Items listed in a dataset
[Start of section]

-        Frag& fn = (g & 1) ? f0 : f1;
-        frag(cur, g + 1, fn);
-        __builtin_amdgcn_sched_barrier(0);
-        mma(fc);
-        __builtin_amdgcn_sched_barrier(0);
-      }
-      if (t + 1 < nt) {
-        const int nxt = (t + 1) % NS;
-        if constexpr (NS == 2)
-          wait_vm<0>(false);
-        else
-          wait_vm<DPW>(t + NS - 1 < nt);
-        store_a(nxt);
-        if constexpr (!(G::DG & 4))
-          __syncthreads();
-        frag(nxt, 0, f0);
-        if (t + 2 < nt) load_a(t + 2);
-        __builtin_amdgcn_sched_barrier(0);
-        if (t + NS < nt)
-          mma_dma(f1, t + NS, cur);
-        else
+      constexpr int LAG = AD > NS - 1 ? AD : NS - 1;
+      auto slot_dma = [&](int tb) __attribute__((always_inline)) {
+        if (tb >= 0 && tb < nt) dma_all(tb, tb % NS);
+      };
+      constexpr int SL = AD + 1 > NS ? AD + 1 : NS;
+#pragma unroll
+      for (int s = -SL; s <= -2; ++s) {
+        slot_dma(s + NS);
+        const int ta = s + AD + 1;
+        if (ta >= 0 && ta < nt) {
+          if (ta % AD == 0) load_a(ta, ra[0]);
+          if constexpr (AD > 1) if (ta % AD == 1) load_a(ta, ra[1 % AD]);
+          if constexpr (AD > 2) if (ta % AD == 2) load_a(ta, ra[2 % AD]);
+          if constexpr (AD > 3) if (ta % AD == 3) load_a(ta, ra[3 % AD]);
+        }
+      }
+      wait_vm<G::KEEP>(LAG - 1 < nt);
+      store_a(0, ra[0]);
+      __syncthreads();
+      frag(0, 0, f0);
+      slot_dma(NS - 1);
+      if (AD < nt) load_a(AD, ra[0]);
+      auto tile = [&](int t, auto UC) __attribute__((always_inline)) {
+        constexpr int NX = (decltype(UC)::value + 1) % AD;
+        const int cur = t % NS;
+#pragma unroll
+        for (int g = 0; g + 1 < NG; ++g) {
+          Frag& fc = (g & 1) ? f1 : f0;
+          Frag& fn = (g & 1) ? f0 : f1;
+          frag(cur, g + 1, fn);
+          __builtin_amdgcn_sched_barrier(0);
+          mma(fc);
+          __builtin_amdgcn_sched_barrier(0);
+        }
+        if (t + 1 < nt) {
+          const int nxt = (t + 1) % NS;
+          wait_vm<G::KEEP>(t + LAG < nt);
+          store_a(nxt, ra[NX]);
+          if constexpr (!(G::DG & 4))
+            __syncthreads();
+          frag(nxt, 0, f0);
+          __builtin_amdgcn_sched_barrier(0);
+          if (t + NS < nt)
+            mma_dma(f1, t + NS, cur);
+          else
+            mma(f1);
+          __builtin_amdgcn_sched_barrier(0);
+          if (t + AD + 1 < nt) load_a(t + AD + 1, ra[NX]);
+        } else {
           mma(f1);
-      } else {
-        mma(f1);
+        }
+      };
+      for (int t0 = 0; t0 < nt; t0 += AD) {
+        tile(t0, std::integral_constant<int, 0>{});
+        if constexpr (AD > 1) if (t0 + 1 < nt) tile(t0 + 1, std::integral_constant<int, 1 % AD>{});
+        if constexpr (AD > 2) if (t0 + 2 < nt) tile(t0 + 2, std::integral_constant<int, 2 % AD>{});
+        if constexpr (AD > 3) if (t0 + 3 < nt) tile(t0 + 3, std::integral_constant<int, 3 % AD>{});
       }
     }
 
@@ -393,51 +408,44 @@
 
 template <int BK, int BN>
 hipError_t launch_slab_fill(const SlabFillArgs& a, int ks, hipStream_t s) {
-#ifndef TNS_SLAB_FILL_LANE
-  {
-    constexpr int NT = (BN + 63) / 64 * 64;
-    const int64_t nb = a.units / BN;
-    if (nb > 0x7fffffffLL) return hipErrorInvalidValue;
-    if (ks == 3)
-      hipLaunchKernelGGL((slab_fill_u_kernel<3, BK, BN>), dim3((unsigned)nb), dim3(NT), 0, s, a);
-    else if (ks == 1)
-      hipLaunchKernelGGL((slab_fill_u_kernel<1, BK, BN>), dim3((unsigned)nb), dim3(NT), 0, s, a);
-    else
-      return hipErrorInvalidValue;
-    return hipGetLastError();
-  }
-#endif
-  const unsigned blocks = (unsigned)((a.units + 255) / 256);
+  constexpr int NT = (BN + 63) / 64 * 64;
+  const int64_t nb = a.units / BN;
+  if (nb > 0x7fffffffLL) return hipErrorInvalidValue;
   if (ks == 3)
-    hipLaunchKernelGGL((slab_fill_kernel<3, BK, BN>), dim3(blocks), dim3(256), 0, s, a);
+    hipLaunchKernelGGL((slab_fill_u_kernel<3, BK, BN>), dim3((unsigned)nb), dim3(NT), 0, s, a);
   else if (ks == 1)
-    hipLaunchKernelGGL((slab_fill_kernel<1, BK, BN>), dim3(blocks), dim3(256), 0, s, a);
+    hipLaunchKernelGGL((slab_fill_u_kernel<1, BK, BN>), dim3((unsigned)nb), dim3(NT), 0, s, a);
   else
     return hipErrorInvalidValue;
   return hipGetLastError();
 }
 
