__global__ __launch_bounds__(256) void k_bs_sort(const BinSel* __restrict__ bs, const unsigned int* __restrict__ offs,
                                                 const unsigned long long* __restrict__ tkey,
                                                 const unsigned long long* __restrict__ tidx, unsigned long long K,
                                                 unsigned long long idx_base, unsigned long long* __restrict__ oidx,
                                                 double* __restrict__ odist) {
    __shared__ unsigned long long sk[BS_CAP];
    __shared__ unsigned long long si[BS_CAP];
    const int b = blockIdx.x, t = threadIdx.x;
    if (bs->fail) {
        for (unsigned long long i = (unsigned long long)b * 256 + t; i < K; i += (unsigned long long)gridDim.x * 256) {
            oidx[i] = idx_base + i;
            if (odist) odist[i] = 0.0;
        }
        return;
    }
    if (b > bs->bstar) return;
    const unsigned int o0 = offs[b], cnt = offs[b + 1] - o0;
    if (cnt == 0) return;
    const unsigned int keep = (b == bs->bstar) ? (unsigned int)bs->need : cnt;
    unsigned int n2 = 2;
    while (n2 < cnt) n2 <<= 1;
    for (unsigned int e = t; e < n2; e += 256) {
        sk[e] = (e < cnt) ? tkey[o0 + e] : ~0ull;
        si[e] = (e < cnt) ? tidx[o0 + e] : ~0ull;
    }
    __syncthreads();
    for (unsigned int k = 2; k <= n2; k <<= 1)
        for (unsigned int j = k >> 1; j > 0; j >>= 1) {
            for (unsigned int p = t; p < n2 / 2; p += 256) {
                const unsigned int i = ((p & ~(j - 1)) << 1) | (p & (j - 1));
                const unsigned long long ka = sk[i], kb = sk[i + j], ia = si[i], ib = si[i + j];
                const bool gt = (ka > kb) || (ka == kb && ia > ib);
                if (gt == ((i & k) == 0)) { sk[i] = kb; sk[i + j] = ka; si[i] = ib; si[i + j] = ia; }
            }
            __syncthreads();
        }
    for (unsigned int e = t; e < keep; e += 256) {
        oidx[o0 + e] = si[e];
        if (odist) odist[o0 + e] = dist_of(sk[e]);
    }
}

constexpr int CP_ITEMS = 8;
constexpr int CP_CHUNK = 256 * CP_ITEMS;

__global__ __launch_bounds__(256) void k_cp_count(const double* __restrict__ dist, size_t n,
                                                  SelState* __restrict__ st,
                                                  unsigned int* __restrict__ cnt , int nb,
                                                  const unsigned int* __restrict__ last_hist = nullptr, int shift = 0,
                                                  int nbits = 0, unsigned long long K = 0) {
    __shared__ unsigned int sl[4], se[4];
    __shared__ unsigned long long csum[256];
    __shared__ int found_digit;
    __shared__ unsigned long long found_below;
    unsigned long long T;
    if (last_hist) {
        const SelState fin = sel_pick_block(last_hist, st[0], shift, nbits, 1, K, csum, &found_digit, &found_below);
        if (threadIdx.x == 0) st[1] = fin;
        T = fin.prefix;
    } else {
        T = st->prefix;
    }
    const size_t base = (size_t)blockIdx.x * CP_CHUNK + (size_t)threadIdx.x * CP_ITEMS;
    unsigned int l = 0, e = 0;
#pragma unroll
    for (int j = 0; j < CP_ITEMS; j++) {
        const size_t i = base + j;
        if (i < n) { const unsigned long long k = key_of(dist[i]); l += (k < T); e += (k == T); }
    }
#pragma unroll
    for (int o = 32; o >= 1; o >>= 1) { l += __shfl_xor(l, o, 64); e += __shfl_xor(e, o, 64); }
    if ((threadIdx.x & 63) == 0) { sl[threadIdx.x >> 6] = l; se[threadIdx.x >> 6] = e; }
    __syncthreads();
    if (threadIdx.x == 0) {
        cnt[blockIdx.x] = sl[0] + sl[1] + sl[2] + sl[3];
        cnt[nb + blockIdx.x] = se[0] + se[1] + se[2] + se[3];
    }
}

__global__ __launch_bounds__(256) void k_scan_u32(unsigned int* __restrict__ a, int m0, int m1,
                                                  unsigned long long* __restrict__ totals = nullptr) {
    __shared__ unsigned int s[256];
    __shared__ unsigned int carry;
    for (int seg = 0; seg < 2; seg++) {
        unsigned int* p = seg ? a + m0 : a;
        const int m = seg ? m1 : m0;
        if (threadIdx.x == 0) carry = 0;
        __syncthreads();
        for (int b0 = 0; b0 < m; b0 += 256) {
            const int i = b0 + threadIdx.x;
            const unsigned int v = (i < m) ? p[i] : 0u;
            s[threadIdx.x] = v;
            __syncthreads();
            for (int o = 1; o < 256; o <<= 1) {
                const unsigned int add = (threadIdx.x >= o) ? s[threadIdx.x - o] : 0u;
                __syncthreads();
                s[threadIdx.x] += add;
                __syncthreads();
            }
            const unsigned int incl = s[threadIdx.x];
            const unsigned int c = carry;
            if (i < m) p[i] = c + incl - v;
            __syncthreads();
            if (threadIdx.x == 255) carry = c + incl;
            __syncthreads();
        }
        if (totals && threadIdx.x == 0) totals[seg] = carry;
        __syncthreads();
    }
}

[End of section]

WORK INSTRUCTIONS -
Looking at the entries above, say how many lines contain the word "shift". Nothing but the number is needed.

RESULT FOR THIS TASK -
2